• _ASSIGNMENT_: Would you filter these records and copy every line that has the word "ngram"?

• _DATA PROVIDED_:
# huggingface/parler-tts

Hardware: NVIDIA H100
Metric: audio codec tokens/sec (all codebooks) (higher is better)
Workload: dtype bf16

## Files before the change

### parler_tts_b200/csrc/sample_core.cuh

```cuda
#pragma once
#include "common.cuh"
#include "kernels.h"

namespace ptts {

__device__ __forceinline__ uint32_t fkey(float f) {
  uint32_t u = __float_as_uint(f);
  return (u & 0x80000000u) ? ~u : (u | 0x80000000u);
}

__device__ __forceinline__ void philox_round(uint32_t (&c)[4], uint32_t k0, uint32_t k1) {
  const uint32_t hi0 = __umulhi(0xD2511F53u, c[0]), lo0 = 0xD2511F53u * c[0];
  const uint32_t hi1 = __umulhi(0xCD9E8D57u, c[2]), lo1 = 0xCD9E8D57u * c[2];
  c[0] = hi1 ^ c[1] ^ k0; c[1] = lo1; c[2] = hi0 ^ c[3] ^ k1; c[3] = lo0;
}
__device__ __forceinline__ float philox_uniform(uint64_t seed, uint32_t row, uint32_t col) {
  uint32_t c[4] = {row, col, 0x5054u, 0x5453u};
  uint32_t k0 = (uint32_t)seed, k1 = (uint32_t)(seed >> 32);
#pragma unroll
  for (int i = 0; i < 10; i++) { philox_round(c, k0, k1); k0 += 0x9E3779B9u; k1 += 0xBB67AE85u; }
  return (float)(c[0] >> 8) * (1.0f / 16777216.0f);
}


constexpr int SMP_WARPS = 8;
constexpr int SMP_THREADS = SMP_WARPS * 32;

constexpr int SMP_MAX_ROWS = 3;
struct SmpScratch {
  float f[2][SMP_MAX_ROWS][SMP_WARPS];
  int i[2][SMP_MAX_ROWS][SMP_WARPS];
  int z[2][SMP_MAX_ROWS][SMP_WARPS];
};
__device__ __forceinline__ SmpScratch& smp_scratch() {
  __shared__ SmpScratch sc;
  return sc;
}
constexpr int SMP_BAN_WORDS = 9 * SMP_THREADS / 32;
__device__ __forceinline__ uint32_t (&smp_bans())[SMP_MAX_ROWS][SMP_BAN_WORDS] {
  __shared__ uint32_t ban[SMP_MAX_ROWS][SMP_BAN_WORDS];
  return ban;
}

template <int ITEMS, int R, bool EXT = false>
__device__ __forceinline__ void sample_rows_cta(const SampleArgs& p, const ptts_gen_params& g, const int64_t* __restrict__ forced,
                                                int row0, int stride, int n_rows, int cur_len, ptts_sampling_ext x = {},
                                                SampleOut o = {}) {
  static_assert(R >= 1 && R <= SMP_MAX_ROWS, "rows per pass");
  SmpScratch& sc = smp_scratch();
  float (&s_f)[2][SMP_MAX_ROWS][SMP_WARPS] = sc.f;
  int (&s_i)[2][SMP_MAX_ROWS][SMP_WARPS] = sc.i;
  int (&s_z)[2][SMP_MAX_ROWS][SMP_WARPS] = sc.z;
  const int tid = threadIdx.x, lane = tid & 31, warp = tid >> 5;
  int buf = 0;
  auto cta_sum_i = [&](int (&v)[R]) {
#pragma unroll
    for (int r = 0; r < R; r++) {
      const int w = __reduce_add_sync(0xffffffffu, v[r]);
      if (lane == 0) s_i[buf][r][warp] = w;
    }
    __syncthreads();
#pragma unroll
    for (int r = 0; r < R; r++) {
      int a = 0;
#pragma unroll
      for (int w = 0; w < SMP_WARPS; w++) a += s_i[buf][r][w];
      v[r] = a;
    }
    buf ^= 1;
  };
  auto cta_sum_f = [&](float (&v)[R]) {
#pragma unroll
    for (int r = 0; r < R; r++) {
      const float w = warp_sum(v[r]);
      if (lane == 0) s_f[buf][r][warp] = w;
    }
    __syncthreads();
#pragma unroll
    for (int r = 0; r < R; r++) {
      float a = 0.f;
#pragma unroll
      for (int w = 0; w < SMP_WARPS; w++) a += s_f[buf][r][w];
      v[r] = a;
    }
    buf ^= 1;
  };
  auto cta_max_f = [&](float (&v)[R]) {
#pragma unroll
    for (int r = 0; r < R; r++) {
      const float w = warp_max(v[r]);
      if (lane == 0) s_f[buf][r][warp] = w;
    }
    __syncthreads();
#pragma unroll
    for (int r = 0; r < R; r++) {
      float a = s_f[buf][r][0];
#pragma unroll
      for (int w = 1; w < SMP_WARPS; w++) a = fmaxf(a, s_f[buf][r][w]);
      v[r] = a;
    }
    buf ^= 1;
  };

  int row[R];
  bool valid[R];
  float v[R][ITEMS];
#pragma unroll
  for (int r = 0; r < R; r++) {
    row[r] = row0 + r * stride;
    valid[r] = row[r] < n_rows;
#pragma unroll
    for (int j = 0; j < ITEMS; j++) {
      const int i = tid + SMP_THREADS * j;
      v[r][j] = (valid[r] && i < p.V) ? __ldcg(p.logits + (size_t)row[r] * p.V + i) : -INFINITY;
    }
  }
  auto out_row = [&](float* base, int r) -> float* {
    const int step = cur_len - (g.input_len > 1 ? g.input_len : 1);
    if (base == nullptr || !valid[r] || step < o.first_step || step - o.first_step >= o.n_steps) return nullptr;
    return base + (int64_t)(step - o.first_step) * o.step_stride + (int64_t)row[r] * p.V;
  };
  if constexpr (EXT) {
#pragma unroll
    for (int r = 0; r < R; r++) {
      if (float* dst = out_row(o.logits, r)) {
#pragma unroll
        for (int j = 0; j < ITEMS; j++) {
          const int i = tid + SMP_THREADS * j;
          if (i < p.V) __stcs(dst + i, v[r][j]);
        }
      }
    }
  }
  int t_unf = 0, t_es = 0;
  if (tid < R && row0 + tid * stride < n_rows) { t_unf = p.unfinished[row0 + tid * stride]; t_es = p.eos_seen[row0 + tid * stride]; }
  const int ngram = EXT ? x.no_repeat_ngram_size : 0;
  const bool bans = EXT && ngram > 0 && cur_len + 1 >= ngram;
  if constexpr (EXT) {
    if (bans) {
      uint32_t (&ban)[SMP_MAX_ROWS][SMP_BAN_WORDS] = smp_bans();
#pragma unroll
      for (int r = 0; r < R; r++)
        for (int w = tid; w < SMP_BAN_WORDS; w += SMP_THREADS) ban[r][w] = 0u;
      __syncthreads();
#pragma unroll
      for (int r = 0; r < R; r++) {
        if (!valid[r]) continue;
        const int64_t* h = p.raw_ids + (size_t)row[r] * p.raw_ld;
        const int64_t* tail = h + cur_len - ngram + 1;
        for (int i = tid; i <= cur_len - ngram; i += SMP_THREADS) {
          bool match = true;
          for (int q = 0; q < ngram - 1 && match; q++) match = h[i + q] == tail[q];
          const int64_t t = h[i + ngram - 1];
          if (match && t >= 0 && t < p.V) atomicOr(&ban[r][t >> 5], 1u << (t & 31));
        }
      }
      __syncthreads();
    }
  }
#pragma unroll
  for (int r = 0; r < R; r++) {
    const int b = row[r] / p.K, k = row[r] - b * p.K;
    bool mask_eos = false;
    if (cur_len - (g.input_len > 1 ? g.input_len : 1) < g.min_new_tokens) mask_eos = true;
    if (valid[r]) {
      const int par = cur_len & 1;
      int fu = p.first_unf[par * p.B + b];
      const int es = __ldcg(p.eos_seen + fu);
      if (es > 0 && es <= cur_len && fu < b * p.K + p.K - 1) fu++;
      if (k == 0 && tid == 0) p.first_unf[(par ^ 1) * p.B + b] = fu;
      if (row[r] > fu) mask_eos = true;
    }
#pragma unroll
    for (int j = 0; j < ITEMS; j++) {
      const int i = tid + SMP_THREADS * j;
      if (mask_eos && i == p.eos) v[r][j] = -INFINITY;
      if (g.suppress_special && i >= g.codebook_size) v[r][j] = -INFINITY;
      if constexpr (EXT)
        if (bans && ((smp_bans()[r][i >> 5] >> (i & 31)) & 1u)) v[r][j] = -INFINITY;
    }
  }
  int tok[R];
#pragma unroll
  for (int r = 0; r < R; r++) tok[r] = 0;
  if (g.do_sample) {
    if (g.temperature != 1.0f) {
#pragma unroll
      for (int r = 0; r < R; r++)
#pragma unroll
        for (int j = 0; j < ITEMS; j++) v[r][j] = v[r][j] / g.temperature;
    }
    if (g.top_k > 0) {
      const int kk = g.top_k < p.V ? g.top_k : p.V;
      uint32_t key[R][ITEMS];
      uint32_t th[R];
#pragma unroll
      for (int r = 0; r < R; r++) {
        th[r] = 0;
#pragma unroll
        for (int j = 0; j < ITEMS; j++) key[r][j] = (tid + SMP_THREADS * j < p.V) ? fkey(v[r][j]) : 0u;
      }
      for (int bit = 31; bit >= 0; bit--) {
        int cnt[R];
#pragma unroll
        for (int r = 0; r < R; r++) {
          const uint32_t cand = th[r] | (1u << bit);
          cnt[r] = 0;
#pragma unroll
          for (int j = 0; j < ITEMS; j++) cnt[r] += (key[r][j] >= cand) ? 1 : 0;
        }
        cta_sum_i(cnt);
#pragma unroll
        for (int r = 0; r < R; r++)
          if (cnt[r] >= kk) th[r] |= (1u << bit);
      }
#pragma unroll
      for (int r = 0; r < R; r++)
#pragma unroll
        for (int j = 0; j < ITEMS; j++)
          if (fkey(v[r][j]) < th[r]) v[r][j] = -INFINITY;
    }
    float m[R];
#pragma unroll
    for (int r = 0; r < R; r++) {
      m[r] = -INFINITY;
#pragma unroll
      for (int j = 0; j < ITEMS; j++) m[r] = fmaxf(m[r], v[r][j]);
    }
    cta_max_f(m);
    float e[R][ITEMS];
    float s[R];
#pragma unroll
    for (int r = 0; r < R; r++) {
      s[r] = 0.f;
#pragma unroll
      for (int j = 0; j < ITEMS; j++) { e[r][j] = expf(v[r][j] - m[r]); s[r] += e[r][j]; }
    }
    cta_sum_f(s);
    if (g.top_p < 1.0f) {
      uint32_t th[R];
#pragma unroll
      for (int r = 0; r < R; r++) th[r] = 0;
      for (int bit = 31; bit >= 0; bit--) {
        float c[R];
#pragma unroll
        for (int r = 0; r < R; r++) {
          const uint32_t cand = th[r] | (1u << bit);
          c[r] = 0.f;
#pragma unroll
          for (int j = 0; j < ITEMS; j++) c[r] += (fkey(v[r][j]) <= cand) ? e[r][j] : 0.f;
        }
        cta_sum_f(c);
#pragma unroll
        for (int r = 0; r < R; r++)
          if (c[r] <= (1.0f - g.top_p) * s[r]) th[r] |= (1u << bit);
      }
#pragma unroll
      for (int r = 0; r < R; r++) {
        const uint32_t kmax = fkey(m[r]);
        s[r] = 0.f;
#pragma unroll
        for (int j = 0; j < ITEMS; j++) {
          const uint32_t key = fkey(v[r][j]);
          if (key <= th[r] && key != kmax) { v[r][j] = -INFINITY; e[r][j] = 0.f; }
          s[r] += e[r][j];
        }
      }
      cta_sum_f(s);
    }
    if constexpr (EXT) {
      auto drop_where = [&](auto&& remove) {
#pragma unroll
        for (int r = 0; r < R; r++) {
          const float inv = 1.0f / s[r];
          s[r] = 0.f;
#pragma unroll
          for (int j = 0; j < ITEMS; j++) {
            if (remove(r, j, inv)) { v[r][j] = -INFINITY; e[r][j] = 0.f; }
            s[r] += e[r][j];
          }
        }
        cta_sum_f(s);
      };
      auto entropy = [&](float (&ent)[R], float (&lse)[R]) {
#pragma unroll
        for (int r = 0; r < R; r++) {
          lse[r] = m[r] + logf(s[r]);
          ent[r] = 0.f;
#pragma unroll
          for (int j = 0; j < ITEMS; j++)
            if (v[r][j] > -INFINITY) { const float lp = v[r][j] - lse[r]; ent[r] += lp * expf(lp); }
        }
        cta_sum_f(ent);
#pragma unroll
        for (int r = 0; r < R; r++) ent[r] = -ent[r];
      };
      if (x.min_p > 0.f)
        drop_where([&](int r, int j, float inv) { return e[r][j] * inv < x.min_p * inv; });
      if (x.typical_p < 1.0f) {
        float ent[R], lse[R];
        entropy(ent, lse);
        uint32_t key[R][ITEMS], th[R];
#pragma unroll
        for (int r = 0; r < R; r++) {
          th[r] = 0;
#pragma unroll
          for (int j = 0; j < ITEMS; j++) key[r][j] = fkey(v[r][j] > -INFINITY ? fabsf(lse[r] - v[r][j] - ent[r]) : INFINITY);
        }
        for (int bit = 31; bit >= 0; bit--) {
          float c[R];
#pragma unroll
          for (int r = 0; r < R; r++) {
            const uint32_t cand = th[r] | (1u << bit);
            c[r] = 0.f;
#pragma unroll
            for (int j = 0; j < ITEMS; j++) c[r] += (key[r][j] <= cand) ? e[r][j] : 0.f;
          }
          cta_sum_f(c);
#pragma unroll
          for (int r = 0; r < R; r++)
            if (c[r] < x.typical_p * s[r]) th[r] |= (1u << bit);
        }
        drop_where([&](int r, int j, float) { return th[r] != 0xffffffffu && key[r][j] > th[r] + 1u; });
      }
      if (x.epsilon_cutoff > 0.f)
        drop_where([&](int r, int j, float inv) { return e[r][j] * inv < x.epsilon_cutoff && v[r][j] < m[r]; });
      if (x.eta_cutoff > 0.f) {
        float ent[R], lse[R];
        entropy(ent, lse);
        drop_where([&](int r, int j, float inv) {
          return e[r][j] * inv < fminf(x.eta_cutoff, sqrtf(x.eta_cutoff) * expf(-ent[r])) && v[r][j] < m[r];
        });
      }
    }
    float target[R], carry[R];
    int found[R], last_nz[R];
#pragma unroll
    for (int r = 0; r < R; r++) {
      target[r] = philox_uniform(g.seed, (uint32_t)(row[r] + g.row_base), (uint32_t)cur_len) * s[r];
      carry[r] = 0.f; found[r] = -1; last_nz[r] = -1;
    }
#pragma unroll
    for (int j = 0; j < ITEMS; j++) {
      float x[R];
#pragma unroll
      for (int r = 0; r < R; r++) {
        x[r] = e[r][j];
#pragma unroll
        for (int o = 1; o < 32; o <<= 1) {
          const float y = __shfl_up_sync(0xffffffffu, x[r], o);
          if (lane >= o) x[r] += y;
        }
        if (lane == 31) s_f[buf][r][warp] = x[r];
      }
      __syncthreads();
      float tot[R];
#pragma unroll
      for (int r = 0; r < R; r++) {
        float base = carry[r];
        tot[r] = carry[r];
#pragma unroll
        for (int w = 0; w < SMP_WARPS; w++) {
          const float tw = s_f[buf][r][w];
          if (w < warp) base += tw;
          tot[r] += tw;
        }
        const float cum = base + x[r];
        const unsigned hit = __ballot_sync(0xffffffffu, cum > target[r] && e[r][j] > 0.f);
        const unsigned nz = __ballot_sync(0xffffffffu, e[r][j] > 0.f);
        if (lane == 0) {
          s_i[buf][r][warp] = hit ? SMP_THREADS * j + 32 * warp + (__ffs(hit) - 1) : 0x7fffffff;
          s_z[buf][r][warp] = nz ? SMP_THREADS * j + 32 * warp + (31 - __clz(nz)) : -1;
        }
      }
      __syncthreads();
#pragma unroll
      for (int r = 0; r < R; r++) {
        int first = 0x7fffffff, lastz = -1;
#pragma unroll
        for (int w = 0; w < SMP_WARPS; w++) { first = min(first, s_i[buf][r][w]); lastz = max(lastz, s_z[buf][r][w]); }
        if (found[r] < 0 && first != 0x7fffffff) found[r] = first;
        if (lastz >= 0) last_nz[r] = lastz;
        carry[r] = tot[r];
      }
      buf ^= 1;
    }
#pragma unroll
    for (int r = 0; r < R; r++) tok[r] = found[r] >= 0 ? found[r] : last_nz[r];
    if constexpr (EXT) {
#pragma unroll
      for (int r = 0; r < R; r++)
        if (tok[r] < 0) tok[r] = 0;
    }
  } else {
#pragma unroll
    for (int r = 0; r < R; r++) {
      float m = -INFINITY;
      int mi = 0x7fffffff;
#pragma unroll
      for (int j = 0; j < ITEMS; j++) {
        const int i = tid + SMP_THREADS * j;
        if (i < p.V && (v[r][j] > m || (v[r][j] == m && i < mi))) { m = v[r][j]; mi = i; }
      }
#pragma unroll
      for (int o = 16; o > 0; o >>= 1) {
        const float om = __shfl_xor_sync(0xffffffffu, m, o);
        const int oi = __shfl_xor_sync(0xffffffffu, mi, o);
        if (om > m || (om == m && oi < mi)) { m = om; mi = oi; }
      }
      if (lane == 0) { s_f[buf][r][warp] = m; s_i[buf][r][warp] = mi; }
    }
    __syncthreads();
#pragma unroll
    for (int r = 0; r < R; r++) {
      float m = s_f[buf][r][0];
      int mi = s_i[buf][r][0];
#pragma unroll
      for (int w = 1; w < SMP_WARPS; w++) {
        const float om = s_f[buf][r][w];
        const int oi = s_i[buf][r][w];
        if (om > m || (om == m && oi < mi)) { m = om; mi = oi; }
      }
      tok[r] = mi;
    }
    buf ^= 1;
  }
#pragma unroll
  for (int r = 0; r < R; r++) {
    if (!valid[r]) continue;
#pragma unroll
    for (int j = 0; j < ITEMS; j++) {
      const int i = tid + SMP_THREADS * j;
      if (i < p.V) p.scores[(size_t)row[r] * p.V + i] = v[r][j];
    }
    if constexpr (EXT) {
      if (float* dst = out_row(o.scores, r)) {
#pragma unroll
        for (int j = 0; j < ITEMS; j++) {
          const int i = tid + SMP_THREADS * j;
          if (i < p.V) __stcs(dst + i, v[r][j]);
        }
      }
    }
  }
  int my_tok = 0, my_row = 0;
  bool my_valid = false;
#pragma unroll
  for (int r = 0; r < R; r++)
    if (tid == r) { my_tok = tok[r]; my_row = row[r]; my_valid = valid[r]; }
  if (tid < R && my_valid) {
    const int b = my_row / p.K, k = my_row - b * p.K;
    int t = my_tok;
    if (forced != nullptr) t = (int)forced[my_row];
    if (!t_unf) t = p.pad;
    p.raw_ids[(size_t)my_row * p.raw_ld + cur_len] = t;
    if (t == p.eos && t_es == 0) p.eos_seen[my_row] = cur_len + 1;
    const int new_len = cur_len + 1;
    const int done = (t == p.eos) || (new_len >= g.max_length);
    const int still_unfinished = t_unf && !done;
    p.unfinished[my_row] = still_unfinished;
    int nxt = t;
    if (g.max_length >= 2 * p.K - 1) {
      const bool is_bos = cur_len <= k;
      const bool is_pad = (cur_len - k) >= (g.max_length - p.K + 1);
      if (is_bos || is_pad) nxt = (is_bos ? p.bos : 0) + (is_pad ? p.pad : 0);
      else if (g.input_len > 1 && cur_len - g.input_len < k) nxt = (int)p.prefix_cells[(size_t)my_row * (p.K - 1) + (cur_len - g.input_len)];
    }
    p.cur_ids[my_row] = nxt;
    if (still_unfinished) atomicAdd(&p.ctrl->n_unfinished, 1);
  }
  __syncthreads();
}
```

• _ANSWER SPACE_:
  const int ngram = EXT ? x.no_repeat_ngram_size : 0;
  const bool bans = EXT && ngram > 0 && cur_len + 1 >= ngram;
        const int64_t* tail = h + cur_len - ngram + 1;
        for (int i = tid; i <= cur_len - ngram; i += SMP_THREADS) {
          for (int q = 0; q < ngram - 1 && match; q++) match = h[i + q] == tail[q];
          const int64_t t = h[i + ngram - 1];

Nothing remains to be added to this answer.